Trent looks all red and mad says /
My fucking phone's been nicked.

TRENT
: My fucking phone's been nicked.

SAM:
I say it straight up. I nicked it Trent. Knew something was going on and look what I find. I hold up the pic of the fat cow's tits and his mouth opens so wide I could punch out all his crooked teeth.

Who is she?

TRENT
: No-one.

SAM:
No-one? Then what the fuck are all these pics? What's her name dickhead don't just dribble. Speak up you arsehole and tell me her name.

TRENT
: Chante.

Eryn Jean Norvill and Elena Carapetis in the 2012 Q Theatre production at the Seymour Centre. (Photo © Amanda James)

SAM:
Chante? What an ugly name.

Well you two can be together. It's over.

So over.

Break up video in my head like Rihanna post Chris Brown.

Yeah. I look sad but… I'm planning revenge.

Chante. Chante. Two and two together.

That was then and now…

When I overheard her name on the phone I realised who Chante is. And who spawned her.

I change my plan with the counsellor now. I'm going to talk and talk and then… when the time is ripe… I'll ambush her.

Sitting there after school in the demountable now. Flies circling above us and her with her sweat marks and I see Chante looks just like her mum. Fat cow with a pig nose. Her tired eyes looking at me as she's saying.

MICHELLE:
I'm glad you're talking now Sam. It makes it easier when you open up.

SAM:
I feel like laughing out loud and challenging that, let's just see how easy it gets. I ask her
what I am meant to call you
, she smiles says,

MICHELLE:
Call me Michelle.

SAM:
I tell Michelle what she wants to hear about my home life. I say that Mum read in some Christian magazine that the way to ensure your daughter doesn't go off the rails is to sit down every day and talk about things so we talk every night before dinner. When Dad and my brother are out and it's just us. Sometimes we cut up carrots or beans and we talk. Sometimes we have a glass of wine but I have to scull if Dad comes through the door. Dad's princess doesn't drink.

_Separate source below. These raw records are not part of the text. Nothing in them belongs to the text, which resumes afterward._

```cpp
int64_t sgr_forward_ex(sgr_alloc_fn geom_alloc, void* geom_user, sgr_alloc_fn binning_alloc, void* binning_user,
                       sgr_alloc_fn img_alloc, void* img_user, int P, int D, int M, const float* background, int width,
                       int height, const float* means3D, const float* shs, const float* colors_precomp,
                       const float* opacities, const float* scales, float scale_modifier, const float* rotations,
                       const float* cov3D_precomp, const float* viewmatrix, const float* projmatrix, const float* cam_pos,
                       float tan_fovx, float tan_fovy, int prefiltered, float* out_color, int* radii, int debug,
                       void* stream, const sgr_forward_opts* opts)
{
    (void)prefiltered;
    hipStream_t s = (hipStream_t)stream;
    static const sgr_forward_opts no_opts = {0, 0, nullptr, nullptr, nullptr, nullptr, 0.f, 0u, nullptr};
    if (!opts) opts = &no_opts;
    int64_t binning_capacity = opts->binning_capacity;
    const int flags = opts->flags;
    const int binning_mode = (flags & SGR_FLAG_SINGLE_LEVEL_BINNING) ? 1 : 0;
    const int exact = (sgr_exact_alpha() || (flags & SGR_FLAG_EXACT_ALPHA)) ? 1 : 0;
    if (opts->tile_need && binning_mode == 1) return fail(SGR_E_INVALID, "the walk hint needs the two-level binning");
    if (P <= 0 || width <= 0 || height <= 0) return fail(SGR_E_INVALID, "P, width and height must be positive");
    if (!means3D || !opacities || !viewmatrix || !projmatrix || !background || !out_color)
        return fail(SGR_E_INVALID, "null required pointer");
    if (!shs && !colors_precomp) return fail(SGR_E_INVALID, "need SHs or precomputed colours");
    if (shs && !colors_precomp && (M <= 0 || M > 16 || (D + 1) * (D + 1) > M || D < 0 || D > 3))
        return fail(SGR_E_INVALID, "SH degree / coefficient count out of range (D <= 3, (D+1)^2 <= M <= 16)");
    if (shs && !colors_precomp && !cam_pos) return fail(SGR_E_INVALID, "cam_pos required with SHs");
    if (!cov3D_precomp && (!scales || !rotations)) return fail(SGR_E_INVALID, "need scales+rotations or cov3D_precomp");

    const ImgLayout IL = sgr_img_layout(width, height);
    const bool legacy_ok = IL.n_blocks > 0;
    if (IL.gx > 65535 || IL.gy > 65535) return fail(SGR_E_INVALID, "image too large: more than 65535 tiles per axis");
    if (!legacy_ok && binning_mode == 1)
        return fail(SGR_E_INVALID, "image too large for the single-level binning (one LDS counter per tile, about 38 000 tiles)");
    const Bin2Layout B2 = sgr_bin2_layout(P, IL.gx, IL.gy);
    char* geom = geom_alloc(geom_user, sgr_geom_bytes(P));
    char* img = img_alloc(img_user, IL.total + B2.total);
    if (!geom || !img) return fail(SGR_E_ALLOC, "geometry/image scratch allocation failed");

    GeomRec* rec = reinterpret_cast<GeomRec*>(geom);
    float* final_T = reinterpret_cast<float*>(img + IL.final_T);
    uint32_t* n_contrib = reinterpret_cast<uint32_t*>(img + IL.n_contrib);
    uint32_t* tile_start = reinterpret_cast<uint32_t*>(img + IL.tile_start);
    uint32_t* tile_cursor = reinterpret_cast<uint32_t*>(img + IL.tile_cursor);
    uint32_t* tile_maxc = reinterpret_cast<uint32_t*>(img + IL.tile_maxc);
    uint32_t* tile_walked = reinterpret_cast<uint32_t*>(img + IL.tile_walked);
    uint32_t* blk_nb = reinterpret_cast<uint32_t*>(img + IL.blk_nb);
    uint32_t* header = reinterpret_cast<uint32_t*>(img + IL.header);
    uint32_t* repair_flag = reinterpret_cast<uint32_t*>(img + IL.repair_flag);
    uint32_t* repair_list = reinterpret_cast<uint32_t*>(img + IL.repair_list);

    uint8_t* reach = (flags & SGR_FLAG_REACH) ? reinterpret_cast<uint8_t*>(geom + sgr_geom_reach_offset(P)) : nullptr;
    uint32_t* blk_hist = reinterpret_cast<uint32_t*>(img + IL.blk_hist);
// ... 395 lines not shown
```

### sugar_amd/csrc/sgr_common.h

```cpp
#pragma once
#include <cmath>
#include <cstdio>
#include <cstdlib>
#include <hip/hip_runtime.h>
#include <stdint.h>
#include <stddef.h>
#include "../../include/sugar_raster.h"

#define SGR_TILE_X 16
#define SGR_TILE_Y 16
#define SGR_TILE_PIX 256
#define SGR_NUM_CUS 256
#define SGR_LEGACY_LDS_BYTES (150 * 1024)
#define SGR_BIN_SLICES 1024

struct GeomRec {
    float x, y, cx, cy;
    float cz, opacity, depth;
    int radius;
    float r, g, b;
    uint32_t clamped;
};
static_assert(sizeof(GeomRec) == 48, "GeomRec must be 48 bytes");

// ... 140 lines not shown
        const double d = strtod(buf, nullptr);
        if ((float)d == x) { out = d; break; }
    }
    memo_x[1] = memo_x[0]; memo_d[1] = memo_d[0]; memo_x[0] = x; memo_d[0] = out;
    return out;
}
static inline float sgr_one_minus(float beta) { return (float)(1.0 - sgr_intended_double(beta)); }
static inline void sgr_bias_corrections(float beta1, float beta2, int step, float* bc1, float* bc2_sqrt)
{
    *bc1 = (float)(1.0 - pow(sgr_intended_double(beta1), (double)step));
    *bc2_sqrt = (float)sqrt(1.0 - pow(sgr_intended_double(beta2), (double)step));
}

struct SgrShAdamHyper {
    float lr_dc, lr_rest, beta1, beta2, eps, grad_scale;
    const uint32_t* guard; uint32_t guard_cap;
    float omb1, omb2, bc1, bc2_sqrt;
};
static inline SgrShAdamHyper sgr_sh_adam_hyper(float lr_dc, float lr_rest, float beta1, float beta2, float eps, int step, float grad_scale,
                                               const uint32_t* guard = nullptr, uint32_t guard_cap = 0)
{
    SgrShAdamHyper h = {lr_dc, lr_rest, beta1, beta2, eps, grad_scale, guard, guard_cap, sgr_one_minus(beta1), sgr_one_minus(beta2), 0.f, 0.f};
    sgr_bias_corrections(beta1, beta2, step, &h.bc1, &h.bc2_sqrt);
    return h;
}

void sgr_launch_sh_adam_from_views(int P, int V, int D, int M, size_t vstride, const float* means3D, const float* campos,
                                   const float* dcolor, float* sh, float* exp_avg, float* exp_avg_sq, const SgrShAdamHyper& h,
                                   float* dmean_extra, uint8_t* reach, hipStream_t s);
struct SgrShAdamJob {
    int P;
    int n_adam;
    float* sh; float* exp_avg; float* exp_avg_sq;
    const uint8_t* reach;
    float lr_dc, lr_rest, b1, b2, omb1, omb2, eps, bc1, bc2_sqrt, grad_scale;
    float zero;
    const uint32_t* guard; uint32_t guard_cap;
};
static inline SgrShAdamJob sgr_sh_adam_job(const SgrShAdamHyper& h, int P, int n_adam, float* sh, float* exp_avg, float* exp_avg_sq,
                                           const uint8_t* reach)
{
    return {P, n_adam, sh, exp_avg, exp_avg_sq, reach, h.lr_dc, h.lr_rest, h.beta1, h.beta2, h.omb1, h.omb2, h.eps, h.bc1, h.bc2_sqrt,
            h.grad_scale, 0.f, h.guard, h.guard_cap};
}
void sgr_launch_sh_adam_zero(const SgrShAdamJob& job, hipStream_t s);
void sgr_launch_sh_adam_zero_persistent(const SgrShAdamJob& job, hipStream_t s);
int sgr_adam_launch(long long n, float* params, const float* grads, float* exp_avg, float* exp_avg_sq, int n_seg,
                    const long long* seg_begin, const long long* seg_end, const float* seg_lr_a, const float* seg_lr_b,
                    const int* seg_period, const int* seg_split, float beta1, float beta2, float eps, int step, float grad_scale,
                    const float* extra, long long extra_n, const uint32_t* guard, uint32_t guard_cap, hipStream_t s);

void sgr_launch_gaussian_sort(int P, char* sort_scratch, const uint32_t** order_out, const uint2* rect_by_id, uint2* rects_sorted,
                              hipStream_t s, int part = 0);
size_t sgr_sort_rect_by_id_offset(int P);
size_t sgr_sort_minmax_offset(int P);
size_t sgr_sort_counters_offset(int P);
int sgr_sort_counter_words();
void sgr_launch_bin_count(int P, int gx, int gy, int n_slices, int per_slice, const uint32_t* order, const uint2* rects,
                          uint32_t* blk_hist, hipStream_t s);
void sgr_launch_bin_scatter(int P, int gx, int gy, int n_slices, int per_slice, const uint32_t* order, const uint2* rects,
                            const uint32_t* tile_start, uint32_t* blk_hist, uint32_t* point_list, hipStream_t s);
void sgr_launch_hist_scan(int T, int n_blocks, uint32_t* blk_hist, uint32_t* tile_count, hipStream_t s);
void sgr_launch_tile_scan(int T, const uint32_t* tile_count, uint32_t* tile_start, uint32_t* header, uint32_t* tile_maxc,
                          uint32_t* tile_walked, int clear_b2_words, uint32_t* host_a, uint32_t* host_b, hipStream_t s,
                          uint32_t* repair_flag = nullptr);
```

Mum thinks our conversations are deep but I just tell her what she wants to hear.

MICHELLE:
And what is that?

SAM
shrugs.

I'm sure your mum would like to know the truth.

SAM:
I thought that too until after you know what happened. Do you know what their solution to it all was? Send me to you and to a Catholic school. Send me a school run by a barren old nuns and never speak about it again.

MICHELLE:
Maybe they don't know what to say.

SAM
laughs.

SAM:
I ask Michelle about all the stuff on the internet.

MICHELLE:
What do you mean?

SAM:
Like what happens to it all? Like say a kid gets run over by a truck or shot in the head by some drugged up emo loser freak in some school in America what happens to their facebook page? Who answers their email messages? Who turns the whole thing off or does it just keep living? Does the inbox just keeping getting spam?

She never knows what to say.

MICHELLE:
Maybe the parents…

SAM:
Nobody's parents have their passwords Michelle.